LisaSimpsonsbff · 02/02/2019 20:01

She was being held by someone unless she was in her car seat or pram. We didn’t have a Moses basket or anywhere to put her down. If I needed the loo or whatever DH or someone else would hold her. I exclusively expressed and used to lie her on my thighs whilst I pumped (every 3 hours in those early days). She slept on my chest at night for the first 4 months (safely).

A baby sleeping on your chest at night is very much against the recommendations of the Lullaby Trust - they actually issued a special warning on it: www.lullabytrust.org.uk/our-response-to-the-recent-articles-advising-mums-to-sleep-newborns-on-their-chest/

For me, what you did would have been a completely unacceptable risk. For you, what I did (putting DS to sleep alone for two hours in an evening) would have been an unacceptable risk. We can either attack each other as inadequate mothers, as you've done to the OP, or we can agree that we risk assess differently and, while both loving our babies equally, we make different choices. I would prefer the latter.

CloserIAm2Fine · 02/02/2019 20:02

Of course babies survive being put in a room on their own to sleep. Just like people survived without wearing seatbelts in cars. It’s a risk of death, not a guarantee.

But why wouldn’t you want to reduce the risk?

On the one hand you feel you should have a routine for such a tiny baby, who does sleep through noise but you feel you should be quiet so that a sleeping newborn realises that it’s night.

On the other hand you have scientific research which shows that statistically the risk of death is greater if you leave babies sleeping in another room.

Why would you risk death for something that has no real downside other than not fitting in with some imaginary perfect routine?

CoperCabana · 02/02/2019 20:02

I admit I haven’t read the full thread. It is so upsetting when people rock up and say mine went into their own room on day 1 and they are a brilliant sleeper. Kids can sleep just fine if you follow the guidelines. And even if they couldn’t, why is flouting the guidelines ok? Babies have died for us to know what is the safest thing for them.

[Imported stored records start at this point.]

template <int NC, int R, int BLOCK, bool FMA, bool PK, bool GEN = false>
__global__ __launch_bounds__(BLOCK, (GEN ? 5 : NC == 2 ? 4 : 5)) void k_apply_tiled(sd_dev_model dm, double *__restrict__ out_,
                                                       const double *__restrict__ psi_, int epi, sd_epi_args ea,
                                                       double *__restrict__ partials, int max_len) {
  using V = typename VT<NC>::type;
  constexpr uint32_t ES = sizeof(V);
  constexpr int WR = R * 64;
  extern __shared__ __attribute__((aligned(16))) unsigned char smem[];
  V *tile = reinterpret_cast<V *>(smem);
  int *lbin = reinterpret_cast<int *>(smem + (size_t)(max_len + 1) * sizeof(V));
  double *red = reinterpret_cast<double *>(lbin + 16 * SD_BIN_STRIDE);
  V *tile2 = reinterpret_cast<V *>(red + 32);

  if (ea.batch > 1) {
    const int64_t boff = (int64_t)blockIdx.y * ea.bstride * NC;
    psi_ += boff; out_ += boff;
    if (ea.prev) ea.prev = (const double *)ea.prev + boff;
    if (ea.phi) ea.phi = (const double *)ea.phi + boff;
    if (ea.accv) ea.accv = (double *)ea.accv + boff;
    partials += 2 * (size_t)blockIdx.y * (size_t)dm.n_singles;
    ea.negate = (ea.negate >> blockIdx.y) & 1;
  }
  const V *__restrict__ psi = reinterpret_cast<const V *>(psi_);
  const V *__restrict__ halo = reinterpret_cast<const V *>(ea.halo);
  const int tid = threadIdx.x;
  const int lane = tid & 63;
  const int i0 = (tid >> 6) * WR + lane;
  const int tix = blockIdx.x + dm.tile_off;
  const sd_tile_rec rec = dm.single_rec[tix];
  const uint32_t P = rec.prefix;
  const int64_t base = rec.base;
  const int p = dm.p, LS = dm.LS;
  const int len = rec.len;
  const int nU = rec.nU;
  const int nn = dm.nn_hops;
  static_assert(!GEN || PK, "general-bond plan: packed tables only");
  const bool need_sig = GEN ? (dm.need_sig_gen != 0) : (!PK || dm.need_sig);

  V own[R];
  uint32_t sig[R];
  typedef unsigned int u4 __attribute__((ext_vector_type(4)));
  u4 pt[PK ? R : 1];
  uint32_t dg[R];
  const uint32_t off0 = (uint32_t)i0 * ES;
  {
    const __amdgpu_buffer_rsrc_t rs = make_rsrc(psi + base, (uint32_t)len * ES);
#pragma unroll
    for (int r = 0; r < R; ++r) buf_load(own[r], rs, off0 + (uint32_t)(r * 64) * ES);
    if (PK && !need_sig && !dm.diag_cache) {
      const __amdgpu_buffer_rsrc_t rg = make_rsrc(dm.suf_dg + rec.suf_off, (uint32_t)len);
#pragma unroll
      for (int r = 0; r < R; ++r) dg[r] = (uint32_t)(unsigned char)__builtin_amdgcn_raw_buffer_load_b8(rg, (uint32_t)i0 + (uint32_t)(r * 64), 0, 0);
    }
    if (need_sig) {
      const __amdgpu_buffer_rsrc_t rsig = make_rsrc(dm.suf_states + rec.suf_off, (uint32_t)len * 2u);
#pragma unroll
      for (int r = 0; r < R; ++r) sig[r] = buf_load_u16(rsig, (uint32_t)i0 * 2u + (uint32_t)(r * 64) * 2u);
    } else {
#pragma unroll
      for (int r = 0; r < R; ++r) sig[r] = 0;
    }
  }

  uint64_t fmask = 0;
  int64_t my_base = -1;
  const uint32_t bitp = p >= 1 ? ((P >> (p - 1)) & 1u) : 0u;
  if (nn > 0 && p >= 1) {
    const int b = lane + 1;
    if (b <= p) my_base = dm.far_base[(size_t)tix * (size_t)p + (size_t)lane];
    fmask = __ballot(my_base >= 0);
  }
  const int st_lo = bitp ? nU : 0, st_n = bitp ? len - nU : nU;
  auto get_bond = [&](int ln) {
    FarBond fb;
    fb.base = rl64(my_base, ln); fb.J = dm.hop_J[ln];
    const bool st = ln == p - 1;
    fb.lo = st ? st_lo : 0; fb.n = st ? st_n : len;
    return fb;
  };
  constexpr bool SKIP_DEAD = NC == 1 || BLOCK == 64;
  uint32_t live = 0;
  if (SKIP_DEAD) {
#pragma unroll
    for (int r = 0; r < R; ++r)
      if ((tid & ~63) / 64 * WR + r * 64 < len) live |= 1u << r;
    live = (uint32_t)__builtin_amdgcn_readfirstlane((int)live);
  }
  auto issue = [&](const FarBond &fb, V(&v)[R]) {
    const V *__restrict__ pb = (halo && fb.base >= dm.n_local) ? halo + (fb.base - dm.n_local) : psi + fb.base;
    const __amdgpu_buffer_rsrc_t rs = make_rsrc(pb, (uint32_t)fb.n * ES);
    const uint32_t rel = off0 - (uint32_t)fb.lo * ES;
#pragma unroll
    for (int r = 0; r < R; ++r)
      if (!SKIP_DEAD || ((live >> r) & 1u)) buf_load(v[r], rs, rel + (uint32_t)(r * 64) * ES);
  };

  V va[R], vb[R];
  if (SKIP_DEAD) {
#pragma unroll
    for (int r = 0; r < R; ++r) { va[r] = V{}; vb[r] = V{}; }
  }
  FarBond fa{}, fbb{};
  uint64_t mk = fmask;
  bool have_a = false;
  auto next_lane = [&](uint64_t &m_) { const int ln = __builtin_ctzll(m_); m_ &= m_ - 1; return ln; };
  if (mk) { fa = get_bond(next_lane(mk)); issue(fa, va); have_a = true; }

  V acc[R];
  if (dm.diag_cache) {
    double dd[R];
    const __amdgpu_buffer_rsrc_t rd = make_rsrc(dm.diag_cache + base, (uint32_t)len * (uint32_t)sizeof(double));
#pragma unroll
    for (int r = 0; r < R; ++r) buf_load(dd[r], rd, (uint32_t)i0 * (uint32_t)sizeof(double) + (uint32_t)(r * 64) * (uint32_t)sizeof(double));
#pragma unroll
    for (int r = 0; r < R; ++r) acc[r] = vscale(dd[r], own[r]);
  } else if (!need_sig) {
    const int antiP = p >= 2 ? __popc((P ^ (P >> 1)) & ((1u << (p - 1)) - 1u)) : 0;
#pragma unroll
    for (int r = 0; r < R; ++r) {
      int anti = antiP + (int)(dg[r] & 15u) + (p >= 1 ? (int)(bitp ^ (dg[r] >> 4)) : 0);
      if (dm.n_zz_nn == 0) anti = 0;
      acc[r] = vscale(dm.diag_q * (double)(dm.n_zz - 2 * anti), own[r]);
    }
  } else if (dm.diag_mode == 0) {
    const DiagHead dh = diag_head(dm, P, p);
#pragma unroll
    for (int r = 0; r < R; ++r) {
      const uint64_t s = (uint64_t)P | ((uint64_t)sig[r] << p);
      acc[r] = vscale(diag_tail(dm, dh, s, p), own[r]);
    }
  } else {
#pragma unroll
    for (int r = 0; r < R; ++r) {
      const uint64_t s = (uint64_t)P | ((uint64_t)sig[r] << p);
      acc[r] = vscale(diag_of(dm, s), own[r]);
    }
  }
#pragma unroll
  for (int r = 0; r < R; ++r)
    if (i0 + r * 64 < len) tile[1 + i0 + r * 64] = own[r];
  if (tid == 0) tile[0] = V{};
  if (!PK)
    for (int k = tid; k < 16 * SD_BIN_STRIDE; k += BLOCK) {
      int n = k / SD_BIN_STRIDE, kk = k - n * SD_BIN_STRIDE;
      lbin[k] = (int)binom_g(dm, n, kk);
    }

  __syncthreads();
  while (have_a) {
    bool have_b = false;
    if (mk) { fbb = get_bond(next_lane(mk)); issue(fbb, vb); have_b = true; }
#pragma unroll
    for (int r = 0; r < R; ++r) acc[r] = accum<FMA>(acc[r], fa.J, va[r]);
    have_a = false;
    if (!have_b) break;
    if (mk) { fa = get_bond(next_lane(mk)); issue(fa, va); have_a = true; }
#pragma unroll
    for (int r = 0; r < R; ++r) acc[r] = accum<FMA>(acc[r], fbb.J, vb[r]);
  }
  if (PK && nn > 0) {
    const __amdgpu_buffer_rsrc_t rp = make_rsrc(dm.suf_part + 4 * (size_t)rec.suf_off, (uint32_t)len * 16u);
#pragma unroll
    for (int r = 0; r < R; ++r) pt[PK ? r : 0] = __builtin_amdgcn_raw_buffer_load_b128(rp, (uint32_t)i0 * 16u + (uint32_t)(r * 64) * 16u, 0, 0);
  }
  const bool wrap = !GEN && PK && !(NC == 1 && R == 8) && nn > 0 && dm.wrap_hop == nn;
  bool wrap_on = false;
  if (wrap) {
    const uint32_t Q = P ^ (1u << dm.wrap_pb);
    const int t2q = dm.nup - __popc(Q);
    if (t2q >= 0 && t2q <= LS) {
      wrap_on = true;
      const int64_t qb = dm.addr[Q];
      const int lenq = (int)dm.binom[LS * (SD_MAX_L + 1) + t2q];
      const V *__restrict__ pbq = (halo && qb >= dm.n_local) ? halo + (qb - dm.n_local) : psi + qb;
      const __amdgpu_buffer_rsrc_t rq = make_rsrc(pbq, (uint32_t)lenq * ES);
      for (int c0 = 0; c0 < lenq; c0 += BLOCK * R) {
#pragma unroll
        for (int r = 0; r < R; ++r) buf_load(va[r], rq, off0 + (uint32_t)(c0 + r * 64) * ES);
#pragma unroll
        for (int r = 0; r < R; ++r)
          if (c0 + i0 + r * 64 < lenq) tile2[1 + c0 + i0 + r * 64] = va[r];
      }
      if (tid == 0) tile2[0] = V{};
    }
  }

  struct GBond { int64_t base; uint32_t smask; int pb; int kind; };
  auto gbond = [&](int h) {
    GBond g{0, 0u, 0, -1};
    const int bi = dm.hop_i[h] - 1, bj = dm.hop_j[h] - 1;
    const bool ip = bi < p, jp = bj < p;
    if (ip && jp) {
      if (((P >> bi) ^ (P >> bj)) & 1u) { g.kind = 0; g.base = dm.addr[P ^ (1u << bi) ^ (1u << bj)]; }
    } else if (!ip && !jp) {
      g.kind = 1; g.smask = (1u << (bi - p)) | (1u << (bj - p));
    } else {
      g.pb = ip ? bi : bj;
      g.smask = 1u << ((ip ? bj : bi) - p);
      const uint32_t Q = P ^ (1u << g.pb);
      const int t2q = dm.nup - __popc(Q);
      if (t2q >= 0 && t2q <= LS) { g.kind = 2; g.base = dm.addr[Q]; }
    }
    return g;
  };
  auto gflip = [&](const GBond &g, int r) -> bool {
    if (g.kind == 0) return true;
    if (g.kind == 1) return __popc(sig[r] & g.smask) == 1;
    if (g.kind == 2) return ((P >> g.pb) & 1u) != ((sig[r] & g.smask) ? 1u : 0u);
    return false;
  };
  auto gvalue = [&](const GBond &g, int r) -> V {
    if (g.kind == 1) return tile[1 + dm.suf_rank[sig[r] ^ g.smask]];
    const int64_t idx = g.base + (g.kind == 0 ? (int64_t)(i0 + r * 64) : (int64_t)dm.suf_rank[sig[r] ^ g.smask]);
    return (halo && idx >= dm.n_local) ? halo[idx - dm.n_local] : psi[idx];
  };
  const bool have_g = !GEN && nn < dm.n_hop;
  double gJ = 0.0;
  GBond g0{0, 0u, 0, -1};
  auto request_g0 = [&]() {
    g0 = gbond(nn);
    gJ = dm.hop_J[nn];
#pragma unroll
    for (int r = 0; r < R; ++r) va[r] = (i0 + r * 64 < len && gflip(g0, r)) ? gvalue(g0, r) : V{};
  };
  if (have_g && !PK) request_g0();
  if (nn > 0) {
    if constexpr (PK) {
      const unsigned char *tb = reinterpret_cast<const unsigned char *>(tile);
      constexpr uint32_t SH = NC == 2 ? 4 : 3;
#pragma unroll
      for (int a = 1; a <= 11; ++a) if (a <= LS - 1) {
        const double J = dm.hop_J[p + a - 1];
        const int w = (a - 1) / 3, sh = 10 * ((a - 1) % 3);
        V v[R];
#pragma unroll
        for (int r = 0; r < R; ++r) {
          const u4 q = pt[PK ? r : 0];
          const uint32_t word = w == 0 ? q.x : w == 1 ? q.y : w == 2 ? q.z : q.w;
          const uint32_t ad = ((word >> sh) & 0x3FFu) << SH;
          v[r] = *reinterpret_cast<const V *>(tb + ad);
        }
#pragma unroll
        for (int r = 0; r < R; ++r) acc[r] = accum<FMA>(acc[r], J, v[r]);
      }
    } else {
      uint32_t dw[R];
#pragma unroll
      for (int r = 0; r < R; ++r) dw[r] = sig[r] ^ (sig[r] >> 1);
      for (int a = 1; a <= LS - 1; ++a) {
        const double J = dm.hop_J[p + a - 1];
        const int *brow = lbin + (LS - a - 1) * SD_BIN_STRIDE;
        int d[R];
#pragma unroll
        for (int r = 0; r < R; ++r) d[r] = brow[__popc(sig[r] >> (a + 1))];
        V v[R];
#pragma unroll
        for (int r = 0; r < R; ++r) {
          const bool up = (sig[r] >> (a - 1)) & 1u;
          const bool fl = (dw[r] >> (a - 1)) & 1u;
          const int ip = (i0 + r * 64) + (up ? d[r] : -d[r]);
          v[r] = tile[fl ? ip + 1 : 0];
        }
#pragma unroll
        for (int r = 0; r < R; ++r) acc[r] = accum<FMA>(acc[r], J, v[r]);
      }
    }
  }
  if constexpr (GEN) {
    constexpr uint32_t SH = NC == 2 ? 4 : 3;
    const unsigned char *tb = reinterpret_cast<const unsigned char *>(tile);
    const unsigned char *tb2 = reinterpret_cast<const unsigned char *>(tile2);
    uint32_t ptw[R];
    int cur_word = -1;
    auto gissue = [&](int64_t gbase, V(&v)[R]) {
      const V *__restrict__ pbp = (halo && gbase >= dm.n_local) ? halo + (gbase - dm.n_local) : psi + gbase;
      const __amdgpu_buffer_rsrc_t rs = make_rsrc(pbp, (uint32_t)len * ES);
#pragma unroll
      for (int r = 0; r < R; ++r) buf_load(v[r], rs, off0 + (uint32_t)(r * 64) * ES);
    };
    for (int hb = 0; hb < dm.n_gen; hb += 64) {
      const int nb = dm.n_gen - hb < 64 ? dm.n_gen - hb : 64;
      int64_t base_k = -1;
      sd_gbond gl{-1, 0u, 0, 0, 0.0};
      if (lane < nb) {
        gl = dm.gen[hb + lane];
        if (gl.kind == 0 && __popc(P & gl.pmask) == 1) base_k = dm.addr[P ^ gl.pmask];
      }
      uint64_t todo = __ballot(base_k >= 0);
      int in_a = -1;
      if (todo) { in_a = next_lane(todo); gissue(rl64(base_k, in_a), va); }
#pragma nounroll
      for (int k = 0; k < nb; ++k) {
        sd_gbond gb;
        gb.kind = rl(gl.kind, k); gb.pmask = (uint32_t)rl((int)gl.pmask, k); gb.slot = rl(gl.slot, k); gb.pb = rl(gl.pb, k);
        gb.J = rld(gl.J, k);
        if (gb.kind == 0) {
          if (k == in_a) {
#pragma unroll
            for (int r = 0; r < R; ++r) acc[r] = accum<false>(acc[r], gb.J, va[r]);
            in_a = -1;
            if (todo) { in_a = next_lane(todo); gissue(rl64(base_k, in_a), va); }
          }
        } else if (gb.kind == 1) {
          const int wi = gb.slot / 3, sh = 10 * (gb.slot - 3 * wi);
          if (wi != cur_word) {
            cur_word = wi;
            const int chunk = wi >> 2;
            const __amdgpu_buffer_rsrc_t rp2 = make_rsrc(dm.gen_ss_part + 4 * ((size_t)chunk * (size_t)dm.n_suf_rows + (size_t)rec.suf_off), (uint32_t)len * 16u);
            const uint32_t wo = (uint32_t)(wi & 3) * 4u;
#pragma unroll
            for (int r = 0; r < R; ++r) ptw[r] = (uint32_t)__builtin_amdgcn_raw_buffer_load_b32(rp2, (uint32_t)i0 * 16u + (uint32_t)(r * 64) * 16u + wo, 0, 0);
          }
          V v[R];
#pragma unroll
          for (int r = 0; r < R; ++r) v[r] = *reinterpret_cast<const V *>(tb + ((((ptw[r] >> sh) & 0x3FFu)) << SH));
#pragma unroll
          for (int r = 0; r < R; ++r) acc[r] = accum<false>(acc[r], gb.J, v[r]);
        } else if (gb.kind == 2) {
          const uint32_t Q = P ^ gb.pmask;
          const int t2q = dm.nup - __popc(Q);
          const bool ok = t2q >= 0 && t2q <= LS;
          __syncthreads();
          if (ok) {
            const int64_t qb = dm.addr[Q];
            const int lenq = (int)dm.binom[LS * (SD_MAX_L + 1) + t2q];
            const V *__restrict__ pbq = (halo && qb >= dm.n_local) ? halo + (qb - dm.n_local) : psi + qb;
            const __amdgpu_buffer_rsrc_t rq = make_rsrc(pbq, (uint32_t)lenq * ES);
            for (int c0 = 0; c0 < lenq; c0 += BLOCK * R) {
              V tmp[R];
#pragma unroll
              for (int r = 0; r < R; ++r) buf_load(tmp[r], rq, off0 + (uint32_t)(c0 + r * 64) * ES);
#pragma unroll
              for (int r = 0; r < R; ++r)
                if (c0 + i0 + r * 64 < lenq) tile2[1 + c0 + i0 + r * 64] = tmp[r];
            }
            if (tid == 0) tile2[0] = V{};
          }
          __syncthreads();
          if (ok) {
            const __amdgpu_buffer_rsrc_t rm = make_rsrc(dm.mix_part + ((size_t)gb.slot * (size_t)dm.n_suf_rows + (size_t)rec.suf_off), (uint32_t)len * 2u);
            const uint32_t bpb = (P >> gb.pb) & 1u;
            uint32_t w16[R];
#pragma unroll
            for (int r = 0; r < R; ++r) w16[r] = buf_load_u16(rm, (uint32_t)i0 * 2u + (uint32_t)(r * 64) * 2u);
#pragma unroll
            for (int r = 0; r < R; ++r) {
              const bool has = (w16[r] >> 15) != bpb;
              const uint32_t ad = has ? ((w16[r] & 0x3FFu) << SH) : 0u;
              acc[r] = accum<false>(acc[r], gb.J, *reinterpret_cast<const V *>(tb2 + ad));
            }
          }
        }
      }
    }
  }
  if (wrap) {
    __syncthreads();
    if (wrap_on) {
      const double Jw = dm.hop_J[nn];
      const uint32_t bpb = (P >> dm.wrap_pb) & 1u;
      const unsigned char *tb2 = reinterpret_cast<const unsigned char *>(tile2);
      constexpr uint32_t SH = NC == 2 ? 4 : 3;
#pragma unroll
      for (int r = 0; r < R; ++r) {
        const uint32_t w3 = pt[PK ? r : 0].w;
        const bool has = ((w3 >> 30) & 1u) != bpb;
        const uint32_t ad = has ? (((w3 >> 20) & 0x3FFu) << SH) : 0u;
        acc[r] = accum<false>(acc[r], Jw, *reinterpret_cast<const V *>(tb2 + ad));
      }
    }
  }
  if (have_g) {
    if (!wrap) {
      if (PK) request_g0();
#pragma unroll
      for (int r = 0; r < R; ++r)
        if (gflip(g0, r)) acc[r] = accum<false>(acc[r], gJ, va[r]);
    }
    for (int h = nn + 1; h < dm.n_hop; ++h) {
      const GBond g = gbond(h);
      if (g.kind < 0) continue;
      const double J = dm.hop_J[h];
#pragma unroll
      for (int r = 0; r < R; ++r)
        if (i0 + r * 64 < len && gflip(g, r)) acc[r] = accum<false>(acc[r], J, gvalue(g, r));
    }
  }

  EpiSums sums{0.0, 0.0};
#pragma unroll
  for (int r = 0; r < R; ++r) {
    const int i = i0 + r * 64;
    if (i < len) epilogue<NC>(epi, ea, base + i, acc[r], tile[1 + i], out_, sums);
  }
  if (epi_has_sums(epi)) {
    double a = sums.s0, b = sums.s1;
    block_reduce2(a, b, red);
    if (tid == 0) { partials[2 * (size_t)tix] = a; partials[2 * (size_t)tix + 1] = b; }
  }
}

Losing a baby is the most pain anyone will ever go through. And people on Mumsnet have lost their babies. Don’t he so disrespectful and flippant.

emzw12 · 02/02/2019 20:04

We started proper bedtime routine the day DS came home from hospital. Bath, story and bed (upstairs in crib) from 10 days old.
He slept through from 8 weeks.
Moved him into his own bedroom at 13 weeks and he's slept all night every night since - he's 2.5 years now. He now tells us about 6:30/7pm that he's ready for bed.

Slipperboots · 02/02/2019 20:05

I haven’t read the full thread.

I believe the 6 month guidance is also followed across Europe.

We just kept DD downstairs until we did the whole bedtime routine at about 5 months. She slept fine downstairs or sometimes just laid on her mat playing. She slept great.

CoperCabana · 02/02/2019 20:06
greenpop21 · 02/02/2019 20:07

Not sure why you are asking. Mine are 18 and 15 now but they were upstairs in their cot by 2 weeks. We checked on them every half an hour.

Gigglebrain · 02/02/2019 20:08

There's nothing wrong with not 'cuddling' to sleep, I got mine used to going down without needing cuddling from early on, it hasn't affected them, I've currently got my very affectionate 9 yr old snuggled up to me, so clearly didn't do any harm.
I did however have them downstairs in their moses basket in the evening until they were about 6 months.
I wouldn't recommend being quiet around babies, I never was, and my two sleep through anything.